• What is required: A single number is the whole answer: the count of lines in these entries that hold "full".

####

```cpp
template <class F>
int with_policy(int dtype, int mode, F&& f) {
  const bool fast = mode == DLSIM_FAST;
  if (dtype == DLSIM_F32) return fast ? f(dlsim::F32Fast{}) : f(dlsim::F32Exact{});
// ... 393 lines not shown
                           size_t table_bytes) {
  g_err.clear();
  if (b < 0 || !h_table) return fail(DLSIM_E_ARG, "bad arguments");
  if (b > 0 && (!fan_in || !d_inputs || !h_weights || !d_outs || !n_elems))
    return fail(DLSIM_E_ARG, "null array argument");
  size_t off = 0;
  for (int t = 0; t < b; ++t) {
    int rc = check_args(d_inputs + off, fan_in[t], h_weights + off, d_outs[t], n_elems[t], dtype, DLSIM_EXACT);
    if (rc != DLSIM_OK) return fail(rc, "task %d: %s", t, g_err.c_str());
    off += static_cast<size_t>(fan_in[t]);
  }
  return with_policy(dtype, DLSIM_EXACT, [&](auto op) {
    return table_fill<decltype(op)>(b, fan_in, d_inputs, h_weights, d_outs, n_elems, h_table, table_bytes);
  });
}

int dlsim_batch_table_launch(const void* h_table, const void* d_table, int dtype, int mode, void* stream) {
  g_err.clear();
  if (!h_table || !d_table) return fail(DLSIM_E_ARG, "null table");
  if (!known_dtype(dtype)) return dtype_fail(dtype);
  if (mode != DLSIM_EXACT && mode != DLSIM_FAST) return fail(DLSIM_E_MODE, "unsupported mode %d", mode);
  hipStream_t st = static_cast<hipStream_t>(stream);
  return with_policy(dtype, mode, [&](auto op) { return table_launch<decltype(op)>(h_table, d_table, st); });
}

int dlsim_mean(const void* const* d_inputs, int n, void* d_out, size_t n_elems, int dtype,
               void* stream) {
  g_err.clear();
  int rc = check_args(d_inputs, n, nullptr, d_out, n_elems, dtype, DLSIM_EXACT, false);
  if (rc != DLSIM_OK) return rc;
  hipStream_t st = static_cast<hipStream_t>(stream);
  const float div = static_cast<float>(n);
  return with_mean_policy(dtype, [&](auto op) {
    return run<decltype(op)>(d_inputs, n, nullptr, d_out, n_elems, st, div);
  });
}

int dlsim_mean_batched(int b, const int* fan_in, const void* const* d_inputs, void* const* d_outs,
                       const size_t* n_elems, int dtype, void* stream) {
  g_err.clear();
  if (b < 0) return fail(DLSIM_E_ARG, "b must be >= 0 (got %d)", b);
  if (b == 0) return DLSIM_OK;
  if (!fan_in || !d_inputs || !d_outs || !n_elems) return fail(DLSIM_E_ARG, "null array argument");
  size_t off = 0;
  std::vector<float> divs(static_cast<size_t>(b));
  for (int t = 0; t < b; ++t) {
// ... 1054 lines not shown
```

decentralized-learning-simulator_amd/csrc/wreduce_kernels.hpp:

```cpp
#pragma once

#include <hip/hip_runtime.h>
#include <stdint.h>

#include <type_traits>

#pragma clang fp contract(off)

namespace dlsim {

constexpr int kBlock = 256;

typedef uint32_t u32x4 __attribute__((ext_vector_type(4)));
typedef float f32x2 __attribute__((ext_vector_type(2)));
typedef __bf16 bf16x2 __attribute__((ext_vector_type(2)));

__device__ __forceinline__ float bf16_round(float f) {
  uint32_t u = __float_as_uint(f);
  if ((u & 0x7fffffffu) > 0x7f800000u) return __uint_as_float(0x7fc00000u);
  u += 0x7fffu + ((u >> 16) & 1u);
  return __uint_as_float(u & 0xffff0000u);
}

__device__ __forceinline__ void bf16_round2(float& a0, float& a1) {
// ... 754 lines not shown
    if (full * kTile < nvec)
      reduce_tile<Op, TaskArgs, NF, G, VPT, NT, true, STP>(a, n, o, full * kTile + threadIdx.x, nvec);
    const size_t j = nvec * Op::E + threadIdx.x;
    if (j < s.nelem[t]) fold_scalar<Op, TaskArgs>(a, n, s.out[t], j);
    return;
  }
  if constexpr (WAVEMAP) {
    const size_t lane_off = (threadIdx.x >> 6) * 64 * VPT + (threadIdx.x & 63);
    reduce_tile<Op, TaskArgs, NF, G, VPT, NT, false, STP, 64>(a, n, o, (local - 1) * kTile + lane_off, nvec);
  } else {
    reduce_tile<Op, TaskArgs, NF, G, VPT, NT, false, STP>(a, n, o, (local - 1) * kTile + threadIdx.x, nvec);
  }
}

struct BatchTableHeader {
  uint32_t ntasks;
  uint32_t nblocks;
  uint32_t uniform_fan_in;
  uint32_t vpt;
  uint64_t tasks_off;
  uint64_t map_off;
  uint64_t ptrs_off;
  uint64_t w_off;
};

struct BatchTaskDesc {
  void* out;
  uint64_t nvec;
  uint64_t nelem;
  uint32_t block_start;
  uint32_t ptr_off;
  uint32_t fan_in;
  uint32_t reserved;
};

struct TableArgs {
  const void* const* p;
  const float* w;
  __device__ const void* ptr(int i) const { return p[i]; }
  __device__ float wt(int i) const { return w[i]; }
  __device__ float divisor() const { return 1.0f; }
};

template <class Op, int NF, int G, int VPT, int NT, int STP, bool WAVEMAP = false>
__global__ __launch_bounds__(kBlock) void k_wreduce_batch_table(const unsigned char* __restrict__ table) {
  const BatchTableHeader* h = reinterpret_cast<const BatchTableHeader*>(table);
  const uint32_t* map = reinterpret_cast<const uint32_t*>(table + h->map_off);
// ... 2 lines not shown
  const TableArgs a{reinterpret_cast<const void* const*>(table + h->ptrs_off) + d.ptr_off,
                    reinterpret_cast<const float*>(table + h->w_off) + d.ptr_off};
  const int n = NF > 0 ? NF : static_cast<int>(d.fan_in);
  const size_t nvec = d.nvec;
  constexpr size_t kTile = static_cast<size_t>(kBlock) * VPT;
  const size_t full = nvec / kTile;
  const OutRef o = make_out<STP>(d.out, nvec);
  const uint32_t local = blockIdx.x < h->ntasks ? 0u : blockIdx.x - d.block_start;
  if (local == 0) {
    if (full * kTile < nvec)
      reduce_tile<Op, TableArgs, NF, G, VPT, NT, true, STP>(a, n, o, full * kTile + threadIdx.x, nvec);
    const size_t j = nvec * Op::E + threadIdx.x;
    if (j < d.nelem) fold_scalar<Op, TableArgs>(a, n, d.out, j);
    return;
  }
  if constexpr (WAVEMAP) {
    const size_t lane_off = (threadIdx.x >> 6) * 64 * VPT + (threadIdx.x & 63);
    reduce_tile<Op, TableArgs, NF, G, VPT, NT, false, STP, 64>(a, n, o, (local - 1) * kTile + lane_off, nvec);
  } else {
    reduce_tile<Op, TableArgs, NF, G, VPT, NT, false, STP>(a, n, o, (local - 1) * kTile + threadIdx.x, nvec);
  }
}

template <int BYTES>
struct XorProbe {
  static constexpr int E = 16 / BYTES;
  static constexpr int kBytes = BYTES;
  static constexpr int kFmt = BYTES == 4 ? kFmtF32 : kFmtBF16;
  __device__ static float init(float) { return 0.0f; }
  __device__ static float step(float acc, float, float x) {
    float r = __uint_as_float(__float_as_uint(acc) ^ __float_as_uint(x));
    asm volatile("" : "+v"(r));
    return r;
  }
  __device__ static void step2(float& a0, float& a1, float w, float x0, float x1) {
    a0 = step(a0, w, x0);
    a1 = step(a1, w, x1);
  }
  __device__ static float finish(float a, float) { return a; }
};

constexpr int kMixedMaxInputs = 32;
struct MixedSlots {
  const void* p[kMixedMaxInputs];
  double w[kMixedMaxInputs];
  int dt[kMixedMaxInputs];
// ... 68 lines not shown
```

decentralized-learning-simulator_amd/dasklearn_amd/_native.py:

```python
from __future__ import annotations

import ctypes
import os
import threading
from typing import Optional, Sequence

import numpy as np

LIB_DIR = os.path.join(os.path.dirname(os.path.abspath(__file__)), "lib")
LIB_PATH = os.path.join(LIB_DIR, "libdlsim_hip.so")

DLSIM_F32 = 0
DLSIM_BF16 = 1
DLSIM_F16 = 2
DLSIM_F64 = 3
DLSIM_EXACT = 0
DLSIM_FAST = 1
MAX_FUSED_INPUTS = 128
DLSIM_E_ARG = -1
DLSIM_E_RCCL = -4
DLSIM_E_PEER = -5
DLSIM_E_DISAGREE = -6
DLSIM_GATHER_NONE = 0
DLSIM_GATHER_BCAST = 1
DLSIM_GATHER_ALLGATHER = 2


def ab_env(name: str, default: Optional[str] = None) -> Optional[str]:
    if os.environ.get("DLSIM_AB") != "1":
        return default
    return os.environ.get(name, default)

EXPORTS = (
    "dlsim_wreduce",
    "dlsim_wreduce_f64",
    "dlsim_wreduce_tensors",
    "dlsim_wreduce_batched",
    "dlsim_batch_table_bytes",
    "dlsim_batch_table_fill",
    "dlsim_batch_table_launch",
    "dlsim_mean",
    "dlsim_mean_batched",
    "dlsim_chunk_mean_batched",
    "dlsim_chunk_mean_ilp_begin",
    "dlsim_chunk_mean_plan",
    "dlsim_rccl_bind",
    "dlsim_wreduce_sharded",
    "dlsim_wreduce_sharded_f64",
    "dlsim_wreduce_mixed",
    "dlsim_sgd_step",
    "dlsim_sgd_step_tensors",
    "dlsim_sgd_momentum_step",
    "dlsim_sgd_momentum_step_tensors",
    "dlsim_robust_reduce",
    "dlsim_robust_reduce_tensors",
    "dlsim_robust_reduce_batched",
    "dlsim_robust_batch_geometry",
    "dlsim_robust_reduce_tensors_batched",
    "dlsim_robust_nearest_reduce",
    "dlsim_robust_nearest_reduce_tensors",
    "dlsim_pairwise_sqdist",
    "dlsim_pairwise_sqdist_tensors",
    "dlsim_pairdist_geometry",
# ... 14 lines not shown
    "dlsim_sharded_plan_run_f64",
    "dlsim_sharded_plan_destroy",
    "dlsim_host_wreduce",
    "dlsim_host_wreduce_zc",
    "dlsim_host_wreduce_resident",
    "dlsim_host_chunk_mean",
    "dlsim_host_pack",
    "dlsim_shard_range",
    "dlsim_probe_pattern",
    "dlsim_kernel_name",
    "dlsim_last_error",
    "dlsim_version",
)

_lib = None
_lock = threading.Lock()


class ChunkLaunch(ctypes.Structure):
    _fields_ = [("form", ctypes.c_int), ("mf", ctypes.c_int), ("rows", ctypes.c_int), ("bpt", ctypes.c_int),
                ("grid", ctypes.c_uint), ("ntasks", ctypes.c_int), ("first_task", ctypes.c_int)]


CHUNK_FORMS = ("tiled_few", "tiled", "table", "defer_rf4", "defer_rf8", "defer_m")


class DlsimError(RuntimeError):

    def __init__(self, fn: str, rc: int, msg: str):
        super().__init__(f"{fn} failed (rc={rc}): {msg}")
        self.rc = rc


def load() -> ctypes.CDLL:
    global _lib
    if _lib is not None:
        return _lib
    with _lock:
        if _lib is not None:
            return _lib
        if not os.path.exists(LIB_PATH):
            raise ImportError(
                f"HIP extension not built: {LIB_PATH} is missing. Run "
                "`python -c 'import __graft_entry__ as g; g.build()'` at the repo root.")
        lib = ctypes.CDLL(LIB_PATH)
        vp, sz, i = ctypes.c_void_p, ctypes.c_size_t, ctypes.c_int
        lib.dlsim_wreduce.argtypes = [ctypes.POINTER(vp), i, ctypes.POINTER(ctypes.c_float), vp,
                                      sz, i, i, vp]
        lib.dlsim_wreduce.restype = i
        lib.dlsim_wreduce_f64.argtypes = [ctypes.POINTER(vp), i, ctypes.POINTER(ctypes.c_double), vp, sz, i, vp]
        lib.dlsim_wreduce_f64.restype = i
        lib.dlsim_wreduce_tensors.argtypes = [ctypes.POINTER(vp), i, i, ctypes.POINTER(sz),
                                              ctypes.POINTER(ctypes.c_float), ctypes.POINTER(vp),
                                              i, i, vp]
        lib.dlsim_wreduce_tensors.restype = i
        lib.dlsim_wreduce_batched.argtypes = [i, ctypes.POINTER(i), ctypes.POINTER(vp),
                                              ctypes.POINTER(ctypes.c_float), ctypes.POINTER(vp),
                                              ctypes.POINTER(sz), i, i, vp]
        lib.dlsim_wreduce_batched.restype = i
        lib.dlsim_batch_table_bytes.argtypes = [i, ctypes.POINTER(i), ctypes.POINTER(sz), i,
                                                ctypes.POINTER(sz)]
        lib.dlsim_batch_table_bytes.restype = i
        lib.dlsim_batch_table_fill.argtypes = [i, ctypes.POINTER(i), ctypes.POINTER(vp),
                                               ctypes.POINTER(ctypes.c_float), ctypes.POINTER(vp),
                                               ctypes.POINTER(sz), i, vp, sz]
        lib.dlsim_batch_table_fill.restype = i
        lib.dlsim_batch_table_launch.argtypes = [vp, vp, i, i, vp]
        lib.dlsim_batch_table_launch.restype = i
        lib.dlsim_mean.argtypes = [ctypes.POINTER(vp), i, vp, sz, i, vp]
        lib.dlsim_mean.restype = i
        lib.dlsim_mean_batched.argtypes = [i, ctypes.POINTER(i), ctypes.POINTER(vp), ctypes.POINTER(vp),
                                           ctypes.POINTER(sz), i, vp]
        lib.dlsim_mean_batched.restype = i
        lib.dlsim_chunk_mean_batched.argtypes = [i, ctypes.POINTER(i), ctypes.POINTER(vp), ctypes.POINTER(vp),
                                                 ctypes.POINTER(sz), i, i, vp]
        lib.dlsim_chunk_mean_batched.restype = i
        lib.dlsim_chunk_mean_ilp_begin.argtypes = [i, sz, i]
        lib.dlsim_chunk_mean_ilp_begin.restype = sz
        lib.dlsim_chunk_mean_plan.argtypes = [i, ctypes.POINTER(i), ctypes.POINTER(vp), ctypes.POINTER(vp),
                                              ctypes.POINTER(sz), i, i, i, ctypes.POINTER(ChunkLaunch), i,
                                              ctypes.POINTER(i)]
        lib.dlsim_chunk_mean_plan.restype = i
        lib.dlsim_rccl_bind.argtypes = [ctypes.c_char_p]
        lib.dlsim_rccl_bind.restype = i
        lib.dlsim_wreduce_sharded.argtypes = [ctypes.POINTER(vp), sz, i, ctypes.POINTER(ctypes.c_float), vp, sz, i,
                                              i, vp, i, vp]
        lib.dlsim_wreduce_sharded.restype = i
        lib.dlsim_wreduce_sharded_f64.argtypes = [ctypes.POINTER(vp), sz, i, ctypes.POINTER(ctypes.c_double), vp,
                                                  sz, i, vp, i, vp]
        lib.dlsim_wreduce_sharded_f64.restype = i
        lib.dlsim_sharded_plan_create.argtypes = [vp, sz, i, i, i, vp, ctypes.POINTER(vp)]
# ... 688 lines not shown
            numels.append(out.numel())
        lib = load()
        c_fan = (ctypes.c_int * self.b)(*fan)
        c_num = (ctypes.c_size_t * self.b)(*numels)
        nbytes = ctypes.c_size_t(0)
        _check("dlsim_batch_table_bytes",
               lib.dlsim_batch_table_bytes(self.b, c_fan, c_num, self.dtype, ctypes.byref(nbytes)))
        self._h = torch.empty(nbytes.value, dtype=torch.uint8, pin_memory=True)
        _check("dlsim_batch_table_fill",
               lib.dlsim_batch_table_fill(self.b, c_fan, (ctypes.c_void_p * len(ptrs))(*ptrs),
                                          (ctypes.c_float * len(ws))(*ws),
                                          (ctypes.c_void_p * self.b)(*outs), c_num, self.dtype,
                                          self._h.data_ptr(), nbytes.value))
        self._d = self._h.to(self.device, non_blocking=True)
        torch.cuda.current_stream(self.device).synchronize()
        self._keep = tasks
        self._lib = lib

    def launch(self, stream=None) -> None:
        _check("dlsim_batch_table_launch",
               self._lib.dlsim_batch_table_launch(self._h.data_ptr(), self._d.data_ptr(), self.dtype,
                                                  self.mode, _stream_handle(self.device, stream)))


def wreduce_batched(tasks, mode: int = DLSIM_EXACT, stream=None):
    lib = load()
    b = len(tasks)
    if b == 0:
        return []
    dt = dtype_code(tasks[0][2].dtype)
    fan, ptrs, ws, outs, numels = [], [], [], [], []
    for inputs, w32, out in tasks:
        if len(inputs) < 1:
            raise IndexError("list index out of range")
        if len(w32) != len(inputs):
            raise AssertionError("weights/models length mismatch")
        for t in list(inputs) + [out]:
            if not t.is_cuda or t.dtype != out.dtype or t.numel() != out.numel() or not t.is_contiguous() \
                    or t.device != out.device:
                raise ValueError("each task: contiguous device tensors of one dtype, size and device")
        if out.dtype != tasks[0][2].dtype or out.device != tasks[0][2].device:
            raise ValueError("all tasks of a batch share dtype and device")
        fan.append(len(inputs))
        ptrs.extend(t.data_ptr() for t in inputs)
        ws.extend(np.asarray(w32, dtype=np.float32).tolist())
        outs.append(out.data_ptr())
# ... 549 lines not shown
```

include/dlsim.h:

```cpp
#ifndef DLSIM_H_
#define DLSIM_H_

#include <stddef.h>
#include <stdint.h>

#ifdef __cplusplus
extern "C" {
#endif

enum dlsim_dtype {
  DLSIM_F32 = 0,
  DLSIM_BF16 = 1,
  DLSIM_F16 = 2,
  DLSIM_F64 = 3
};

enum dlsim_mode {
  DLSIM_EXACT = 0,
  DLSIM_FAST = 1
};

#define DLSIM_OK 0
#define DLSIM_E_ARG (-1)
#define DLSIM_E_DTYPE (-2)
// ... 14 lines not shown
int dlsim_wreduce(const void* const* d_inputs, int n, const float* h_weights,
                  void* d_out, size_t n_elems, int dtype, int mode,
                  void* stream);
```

####

• Answer to the problem: 5